Exercise prompt – Scan the entries below for the word "LDSF". Copy out every line in which it occurs.

----

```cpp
static __global__ void wino_pack_kernel(const float* B, int kpad, int cin, int cout, float scale, _Float16* uh,
                                        _Float16* ul) {
  const int NB = cout / 32, KK = cin / 16;
  const size_t total = (size_t)16 * NB * KK * 64;
  for (size_t q = (size_t)blockIdx.x * blockDim.x + threadIdx.x; q < total; q += (size_t)gridDim.x * blockDim.x) {
    const int lane = (int)(q & 63);
    const size_t f = q >> 6;
    const int kk = (int)(f % KK), nb = (int)((f / KK) % NB), xi = (int)(f / ((size_t)KK * NB));
    const int co = 32 * nb + (lane & 31), c0 = 16 * kk + 8 * (lane >> 5);
    half8 h, l;
#pragma unroll
    for (int e = 0; e < 8; ++e) {
      double g[3][3];
#pragma unroll
      for (int t = 0; t < 9; ++t) g[t / 3][t % 3] = (double)B[(size_t)co * kpad + (size_t)t * cin + c0 + e];
      const float u = (float)(wino_u(g, xi >> 2, xi & 3) * (double)scale);
      const _Float16 hh = (_Float16)u;
      h[e] = hh;
      l[e] = (_Float16)(u - (float)hh);
    }
    *reinterpret_cast<half8*>(uh + q * 8) = h;
    *reinterpret_cast<half8*>(ul + q * 8) = l;
  }
}

template <int W, int GNA, int EPI = EPI_STATS, int X1 = 0>
__global__ __launch_bounds__(512) void wino_kernel(const X3Params P) {
  static_assert(EPI == EPI_STATS || EPI == EPI_PARTIAL, "Winograd epilogues");
  static_assert(W == 32 || W == 16 || W == 8 || W == 4, "Winograd conv: image width 4, 8, 16 or 32");
  static_assert(W != 4 || GNA == 0, "W = 4: no GroupNorm-on-load instances");
  const IgemmParams& p = P.g;
  constexpr int TW = W / 2;
  constexpr int SPB = W == 8 ? 4 : W == 4 ? 16 : 1;
  constexpr int TPS = 64 / SPB;
  constexpr int HRS = (W == 32 ? 8 : W) + 2;
  constexpr int PS = W == 8 ? 11 : HRS;
  constexpr int HR = SPB * PS, HC = W + 2;
  constexpr int RP = W == 32 ? 88 : W == 16 ? 46 : W == 8 ? 26 : 18;
  constexpr int SQ = W == 4 ? 218 * 4 : PS * 8 * RP;
  constexpr int HBUF = SPB * SQ;
  constexpr bool RING0 = W == 4;
  constexpr int CK = 16;
  constexpr int NPC = RING0 ? SPB * W * W * (CK / 4) : HR * HC * (CK / 4);
  constexpr int NPI = (NPC + 511) / 512;
  static_assert(!RING0 || NPC % 512 == 0, "W = 4: interior pieces must fill whole thread rounds");
  constexpr int EPP = 34;
  constexpr int EPF = 16 * 32 * EPP;
  constexpr int LDSF = 2 * HBUF + 1024 > EPF ? 2 * HBUF + 1024 : EPF;
  __shared__ __attribute__((aligned(16))) float lds[LDSF];

  WSTAMP(0);
  const int tid = threadIdx.x, lane = tid & 63;
  const int wid = __builtin_amdgcn_readfirstlane(tid >> 6);
  const int wi = wid >> 1, jp = wid & 1;
  int mt, nt, bz;
  xcd_tile(mt, nt, bz);
  const int WA = p.W;
  const int BPS = W == 32 ? (p.H + 7) >> 3 : 1;
  const int HW = p.H * WA, C = p.src.C;
  const int nsmp = W == 32 ? mt / BPS : mt * SPB;
  const int band = W == 32 ? mt - nsmp * BPS : 0;
  const int y0 = 8 * band;
  const int nsamp = p.M / HW;
  const int nch_all = C / CK;
  const int cbeg = EPI == EPI_PARTIAL ? bz * p.ksplit : 0;
  const int nch = EPI == EPI_PARTIAL ? min(p.ksplit, nch_all - cbeg) : nch_all;

  int hoff[NPI], hls[NPI];
#pragma unroll
  for (int k = 0; k < NPI; ++k) {
    const int e = tid + 512 * k;
    const int h = e >> 2, q = e & 3;
    int hrow, hcol;
    if constexpr (RING0) {
      hrow = h / HC;
      hcol = h - hrow * HC;
    } else if constexpr (W == 32) {
      const int pr = (h >> 1) % 17, m = h & 1;
      hrow = (h >> 1) / 17;
      hcol = pr < 8 ? pr + 8 * m : pr < 16 ? 8 + pr + 8 * m : 32 + m;
    } else {
      const int t = (h >> 1) / HC;
      hcol = (h >> 1) - t * HC;
      hrow = 2 * t + (h & 1);
    }
    const int sh = RING0 ? h >> 4 : hrow / PS;
    const int ry = RING0 ? ((h >> 2) & 3) + 1 : hrow - sh * PS;
    const int hx = RING0 ? (h & 3) + 1 : hcol;
    const int y = y0 + ry - 1, x = hx - 1;
    const bool ok = e < NPC && ry < HRS && y >= 0 && y < p.H && x >= 0 && x < WA && nsmp + sh < nsamp;
    hoff[k] = ok ? ((((nsmp + sh) * p.H + y) * WA + x) * C + q * 4) : -1;
    hls[k] = e < NPC ? (sh * SQ + (ry * 2 + (hx & 1)) * RP * 4 + (hx >> 1) * 20 + q * 4) : 2 * HBUF + (tid & 255) * 4;
  }
  const __amdgpu_buffer_rsrc_t rA = rsrc_of(p.src.src0, P.a_bytes);
  const __amdgpu_buffer_rsrc_t rRes = rsrc_of(GNA == 2 ? (const void*)P.gn_res : (const void*)p.src.src0, P.a_bytes);

  __shared__ float2 gst_s[SPB];
  if constexpr (GNA) {
    __shared__ double gr1[4], gr2[4];
    for (int sp = 0; sp < SPB; ++sp) {
      if (tid < 256 && nsmp + sp < nsamp) {
        const float2* rp = P.gn_rowpart + (size_t)(nsmp + sp) * P.gn_cnt;
        double s1 = 0.0, s2 = 0.0;
        for (int i = tid; i < P.gn_cnt; i += 256) {
          const float2 q = rp[i];
          s1 += (double)q.x;
          s2 += (double)q.y;
        }
        s1 = wave_sum_dpp(s1);
        s2 = wave_sum_dpp(s2);
        if ((tid & 63) == 0) {
          gr1[tid >> 6] = s1;
          gr2[tid >> 6] = s2;
        }
      }
      __syncthreads();
      if (tid == 0) {
        const double cntd = (double)HW * (double)C;
        const double mean = ((gr1[0] + gr1[1]) + (gr1[2] + gr1[3])) / cntd;
        double var = ((gr2[0] + gr2[1]) + (gr2[2] + gr2[3])) / cntd - mean * mean;
        var = var < 0.0 ? 0.0 : var;
        gst_s[sp] = make_float2((float)mean, (float)(1.0 / sqrt(var + 1e-5)));
      }
      __syncthreads();
    }
  }

  floatx4 ha[NPI];
  floatx4 hr[GNA == 2 ? NPI : 1];
  auto load_halo = [&](int c) {
#pragma unroll
    for (int k = 0; k < NPI; ++k) {
      const int off = hoff[k] >= 0 ? (hoff[k] + (cbeg + c) * CK) * 4 : kOOB;
      ha[k] = bload_f4(rA, off, 0);
      if constexpr (GNA == 2) hr[k] = bload_f4(rRes, off, 0);
    }
  };
  auto store_halo = [&](int buf, int c) {
    float* hb = lds + buf * HBUF;
    floatx4 ggam = {0.f, 0.f, 0.f, 0.f}, gbet = {0.f, 0.f, 0.f, 0.f};
    if constexpr (GNA) {
      const int ch = (cbeg + c) * CK + (tid & 3) * 4;
      ggam = ld4(P.gn_gamma + ch);
      gbet = ld4(P.gn_beta + ch);
    }
#pragma unroll
    for (int k = 0; k < NPI; ++k) {
      floatx4 v = ha[k];
      if constexpr (GNA) {
        const float2 gst = gst_s[SPB == 1 ? 0 : min(hls[k] / SQ, SPB - 1)];
        v = gn_apply4v(v, gst, ggam, gbet, GNA == 1 ? 1 : 0);
        if constexpr (GNA == 2) {
#pragma unroll
          for (int j = 0; j < 4; ++j) v[j] = gelu(hr[k][j] + v[j]);
        }
        if (hoff[k] < 0) v = floatx4{0.f, 0.f, 0.f, 0.f};
      }
      *reinterpret_cast<floatx4*>(hb + hls[k]) = v;
    }
  };

  const int xi0 = 4 * wi + 2 * jp;
  const int NB = p.Cout / 32, KK = C / 16;
  const __amdgpu_buffer_rsrc_t rUh = rsrc_of(P.Uh, P.u_bytes), rUl = rsrc_of(P.Ul, P.u_bytes);
  int ub[2][2];
#pragma unroll
  for (int q = 0; q < 2; ++q)
#pragma unroll
    for (int n = 0; n < 2; ++n) ub[q][n] = (((xi0 + q) * NB + 2 * nt + n) * KK) * 1024;
  const int voff = lane * 16;
  half8 bh[2][2], bl[2][2];
  int cnext = 0;
  auto load_b = [&](int q, int n, int c) {
    const int cc = c < 0 ? cnext : c;
    bh[q][n] = bload_h8(rUh, voff, ub[q][n] + (cbeg + cc) * 1024);
    if constexpr (!X1) bl[q][n] = bload_h8(rUl, voff, ub[q][n] + (cbeg + cc) * 1024);
  };

  const int ra = wi == 0 ? 0 : wi == 2 ? 2 : 1;
  const int rb = wi == 0 ? 2 : wi == 2 ? 1 : wi == 1 ? 2 : 3;
  const float sr = wi == 1 ? 1.f : -1.f;
  const int cp = jp ? 2 : 0, cq = jp ? 1 : 2, cs = jp ? 3 : 1;
  const float sb = jp ? -1.f : 1.f;
  auto coff = [&](int col) { return (col & 1) * RP * 4 + (col >> 1) * 20; };
  const int oa = ra * 8 * RP, ob = rb * 8 * RP;
  const int op = coff(cp), oq = coff(cq), os = coff(cs);
  const int fr = lane & 31, fh = lane >> 5;
  int tb[2];
#pragma unroll
  for (int mb = 0; mb < 2; ++mb) {
    const int t = 32 * mb + fr, st = t / TPS, tt = t - st * TPS, ty = tt / TW, tx = tt - ty * TW;
    tb[mb] = st * SQ + 2 * ty * 8 * RP + tx * 20 + 8 * fh;
  }
  half8 ah[2][2], al[2][2];
  auto build = [&](int buf, int mb) {
    const float* hb = lds + buf * HBUF + tb[mb];
    unsigned vh[2][4], vl[2][4];
#pragma unroll
    for (int h = 0; h < 2; ++h) {
      floatx4 T[3];
      const int oc[3] = {op, oq, os};
#pragma unroll
      for (int k = 0; k < 3; ++k) {
        const floatx4 da = *reinterpret_cast<const floatx4*>(hb + oa + oc[k] + 4 * h);
        const floatx4 db = *reinterpret_cast<const floatx4*>(hb + ob + oc[k] + 4 * h);
#pragma unroll
        for (int e = 0; e < 4; ++e) T[k][e] = fmaf(db[e], sr, da[e]);
      }
#pragma unroll
      for (int e = 0; e < 4; e += 2) {
        const float a0 = T[0][e] - T[1][e], a1 = T[0][e + 1] - T[1][e + 1];
        const float b0 = fmaf(T[2][e], sb, T[1][e]), b1 = fmaf(T[2][e + 1], sb, T[1][e + 1]);
        if constexpr (X1) {
          vh[0][2 * h + e / 2] = __builtin_bit_cast(unsigned, __builtin_convertvector((f32x2){a0, a1}, half2v));
          vh[1][2 * h + e / 2] = __builtin_bit_cast(unsigned, __builtin_convertvector((f32x2){b0, b1}, half2v));
        } else {
          split2u(a0, a1, vh[0][2 * h + e / 2], vl[0][2 * h + e / 2]);
          split2u(b0, b1, vh[1][2 * h + e / 2], vl[1][2 * h + e / 2]);
        }
      }
    }
#pragma unroll
    for (int q = 0; q < 2; ++q) {
      ah[mb][q] = __builtin_bit_cast(half8, (u32x4){vh[q][0], vh[q][1], vh[q][2], vh[q][3]});
      if constexpr (!X1) al[mb][q] = __builtin_bit_cast(half8, (u32x4){vl[q][0], vl[q][1], vl[q][2], vl[q][3]});
    }
  };

  floatx16 acc[2][2][2];
#pragma unroll
  for (int q = 0; q < 2; ++q)
#pragma unroll
    for (int i = 0; i < 2; ++i)
#pragma unroll
      for (int j = 0; j < 2; ++j)
#pragma unroll
        for (int r = 0; r < 16; ++r) acc[q][i][j][r] = 0.f;

  if constexpr (RING0) {
    for (int i = tid; i < 2 * HBUF / 4; i += 512) *reinterpret_cast<floatx4*>(lds + 4 * i) = floatx4{0.f, 0.f, 0.f, 0.f};
  }
  load_halo(0);
  if constexpr (RING0) __syncthreads();
  store_halo(0, 0);
  load_halo(min(1, nch - 1));
  __builtin_amdgcn_sched_barrier(0);
#pragma unroll
  for (int q = 0; q < 2; ++q)
#pragma unroll
    for (int n = 0; n < 2; ++n) load_b(q, n, 0);
  __syncthreads();
  WSTAMP(1);

  auto mfmas = [&](int i, bool reload) {
#pragma unroll
    for (int q = 0; q < 2; ++q)
#pragma unroll
      for (int n = 0; n < 2; ++n) {
        if constexpr (!X1) {
          acc[q][i][n] = __builtin_amdgcn_mfma_f32_32x32x16_f16(al[i][q], bh[q][n], acc[q][i][n], 0, 0, 0);
          acc[q][i][n] = __builtin_amdgcn_mfma_f32_32x32x16_f16(ah[i][q], bl[q][n], acc[q][i][n], 0, 0, 0);
        }
        acc[q][i][n] = __builtin_amdgcn_mfma_f32_32x32x16_f16(ah[i][q], bh[q][n], acc[q][i][n], 0, 0, 0);
        if (reload) {
          load_b(q, n, -1);
          __builtin_amdgcn_sched_barrier(0x0086);
        }
      }
  };
  if constexpr (GNA == 0) {
  constexpr int NM = X1 ? 4 : 12;
  floatx4 pda[2][3], pdb[2][3], pT[3];
  u32x4 pah[2][2], pal[2][2];
  auto p_read = [&](int buf, int mb, int h) {
    const float* hb = lds + buf * HBUF + tb[mb];
    const int oc[3] = {op, oq, os};
#pragma unroll
    for (int k = 0; k < 3; ++k) {
      pda[h][k] = *reinterpret_cast<const floatx4*>(hb + oa + oc[k] + 4 * h);
      pdb[h][k] = *reinterpret_cast<const floatx4*>(hb + ob + oc[k] + 4 * h);
    }
  };
  auto p_T = [&](int h) {
#pragma unroll
    for (int k = 0; k < 3; ++k)
#pragma unroll
      for (int e = 0; e < 4; ++e) pT[k][e] = fmaf(pdb[h][k][e], sr, pda[h][k][e]);
  };
  auto p_V = [&](int mb, int h, int e) {
    const float a0 = pT[0][e] - pT[1][e], a1 = pT[0][e + 1] - pT[1][e + 1];
    const float b0 = fmaf(pT[2][e], sb, pT[1][e]), b1 = fmaf(pT[2][e + 1], sb, pT[1][e + 1]);
    const int j = 2 * h + e / 2;
    if constexpr (X1) {
      pah[mb][0][j] = __builtin_bit_cast(unsigned, __builtin_convertvector((f32x2){a0, a1}, half2v));
      pah[mb][1][j] = __builtin_bit_cast(unsigned, __builtin_convertvector((f32x2){b0, b1}, half2v));
    } else {
      unsigned h0, l0, h1, l1;
      split2u(a0, a1, h0, l0);
      split2u(b0, b1, h1, l1);
      pah[mb][0][j] = h0;
      pal[mb][0][j] = l0;
      pah[mb][1][j] = h1;
      pal[mb][1][j] = l1;
    }
  };
  auto p_piece = [&](int s, int buf, int mb) {
    if constexpr (X1) {
      if (s == 0) { p_read(buf, mb, 0); p_read(buf, mb, 1); }
      if (s == 1) { p_T(0); p_V(mb, 0, 0); p_V(mb, 0, 2); }
      if (s == 2) { p_T(1); p_V(mb, 1, 0); p_V(mb, 1, 2); }
    } else {
      if (s == 0) p_read(buf, mb, 0);
      if (s == 3) { p_T(0); p_read(buf, mb, 1); }
      if (s == 4) p_V(mb, 0, 0);
      if (s == 5) p_V(mb, 0, 2);
      if (s == 6) p_T(1);
      if (s == 7) p_V(mb, 1, 0);
      if (s == 8) p_V(mb, 1, 2);
    }
  };
  auto p_mfma = [&](int i, int s) {
    const int pr = X1 ? 2 : s % 3, qn = X1 ? s : s / 3, q = qn >> 1, n = qn & 1;
    const half8 A = __builtin_bit_cast(half8, pr == 0 ? pal[i][q] : pah[i][q]);
    const half8 Bf = pr == 1 ? bl[q][n] : bh[q][n];
    acc[q][i][n] = __builtin_amdgcn_mfma_f32_32x32x16_f16(A, Bf, acc[q][i][n], 0, 0, 0);
  };
  p_read(0, 0, 0);
  p_T(0);
  p_read(0, 0, 1);
  p_V(0, 0, 0);
  p_V(0, 0, 2);
  p_T(1);
  p_V(0, 1, 0);
  p_V(0, 1, 2);
  constexpr bool LATE = GNA == 2 || (W != 32 && GNA == 1);
  auto iter = [&](int c, auto last) {
    store_halo((c + 1) & 1, min(c + 1, nch - 1));
    if constexpr (!LATE) load_halo(min(c + 2, nch - 1));
    __builtin_amdgcn_sched_barrier(0);
#pragma unroll
    for (int sl = 0; sl < NM; ++sl) {
      p_mfma(0, sl);
      p_piece(sl, c & 1, 1);
      __builtin_amdgcn_sched_barrier(0);
    }
    __syncthreads();
    if constexpr (LATE) load_halo(min(c + 2, nch - 1));
    cnext = min(c + 1, nch - 1);
    __builtin_amdgcn_sched_barrier(0);
#pragma unroll
    for (int sl = 0; sl < NM; ++sl) {
      p_mfma(1, sl);
      if constexpr (!decltype(last)::value) p_piece(sl, (c + 1) & 1, 0);
      if (X1 || sl % 3 == 2) {
        const int qn = X1 ? sl : sl / 3;
        load_b(qn >> 1, qn & 1, -1);
      }
      __builtin_amdgcn_sched_barrier(0);
    }
  };
  for (int c = 0; c < nch - 1; ++c) iter(c, std::false_type{});
  iter(nch - 1, std::true_type{});
  } else {
  for (int c = 0; c < nch; ++c) {
    store_halo((c + 1) & 1, min(c + 1, nch - 1));
    constexpr bool LATE = GNA == 2 || (W != 32 && GNA == 1);
    if constexpr (!LATE) {
      load_halo(min(c + 2, nch - 1));
      __builtin_amdgcn_sched_barrier(0x0086);
    }
    build(c & 1, 0);
    mfmas(0, false);
    if constexpr (LATE) {
      load_halo(min(c + 2, nch - 1));
      __builtin_amdgcn_sched_barrier(0x0086);
    }
    build(c & 1, 1);
    cnext = min(c + 1, nch - 1);
    mfmas(1, true);
    __syncthreads();
  }
  }

  __syncthreads();
  WSTAMP(2);
  const int HW16 = BPS * 64 / SPB / 4, nseg = p.Cout / 32;
  const int tile0 = band * 64;
  const int cc = tid & 31, tp = tid >> 5;
#pragma unroll
  for (int mb = 0; mb < 2; ++mb)
#pragma unroll
    for (int n = 0; n < 2; ++n) {
#pragma unroll
      for (int q = 0; q < 2; ++q)
#pragma unroll
        for (int k = 0; k < 4; ++k) {
          floatx4 v;
#pragma unroll
          for (int e = 0; e < 4; ++e) v[e] = acc[q][mb][n][4 * k + e] * P.inv_scale;
          float* e = &lds[((xi0 + q) * 32 + fr) * EPP + 8 * k + 4 * fh];
          *reinterpret_cast<f32x2*>(e) = f32x2{v[0], v[1]};
          *reinterpret_cast<f32x2*>(e + 2) = f32x2{v[2], v[3]};
        }
      __syncthreads();
      float m[16][2];
#pragma unroll
      for (int xi = 0; xi < 16; ++xi) {
        const f32x2 v = *reinterpret_cast<const f32x2*>(&lds[(xi * 32 + cc) * EPP + 2 * tp]);
        m[xi][0] = v.x;
        m[xi][1] = v.y;
      }
      const int col = 64 * nt + 32 * n + cc;
      const float bias = (EPI == EPI_STATS && p.bias != nullptr) ? p.bias[col] : 0.f;
      float* dst = EPI == EPI_PARTIAL ? p.partial + (size_t)bz * p.M * p.Cout : p.out;
      float s1 = 0.f, s2 = 0.f;
#pragma unroll
      for (int e = 0; e < 2; ++e) {
        float z[4][2];
#pragma unroll
        for (int i = 0; i < 4; ++i) {
          z[i][0] = (m[4 * i][e] + m[4 * i + 1][e]) + m[4 * i + 2][e];
          z[i][1] = (m[4 * i + 1][e] - m[4 * i + 2][e]) - m[4 * i + 3][e];
        }
        const int t = 32 * mb + 2 * tp + e, st = t / TPS, tt = t - st * TPS, ty = tt / TW, tx = tt - ty * TW;
#pragma unroll
        for (int r = 0; r < 2; ++r)
#pragma unroll
          for (int s = 0; s < 2; ++s) {
            const float y = (r == 0 ? (z[0][s] + z[1][s]) + z[2][s] : (z[1][s] - z[2][s]) - z[3][s]) + bias;
            const int oy = y0 + 2 * ty + r, ox = 2 * tx + s;
            const bool in = oy < p.H && ox < WA;
            if (nsmp + st < nsamp && in)
              __builtin_nontemporal_store(y, &dst[(((size_t)(nsmp + st) * p.H + oy) * WA + ox) * p.Cout + col]);
            const float yv = in ? y : 0.f;
            s1 += yv;
            s2 += yv * yv;
          }
      }
      if constexpr (EPI == EPI_STATS) {
        s1 = wave_sum_dpp(s1);
        s2 = wave_sum_dpp(s2);
      }
      if (EPI == EPI_STATS && lane == 0) {
        const int t = 32 * mb + 4 * wid, st = t / TPS, g = (tile0 + t - st * TPS) / 4;
        if (nsmp + st < nsamp) p.rowpart[((size_t)(nsmp + st) * HW16 + g) * nseg + 2 * nt + n] = make_float2(s1, s2);
      }
      __syncthreads();
    }
  WSTAMP(3);
}

}
```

----

Task result –
  constexpr int LDSF = 2 * HBUF + 1024 > EPF ? 2 * HBUF + 1024 : EPF;
  __shared__ __attribute__((aligned(16))) float lds[LDSF];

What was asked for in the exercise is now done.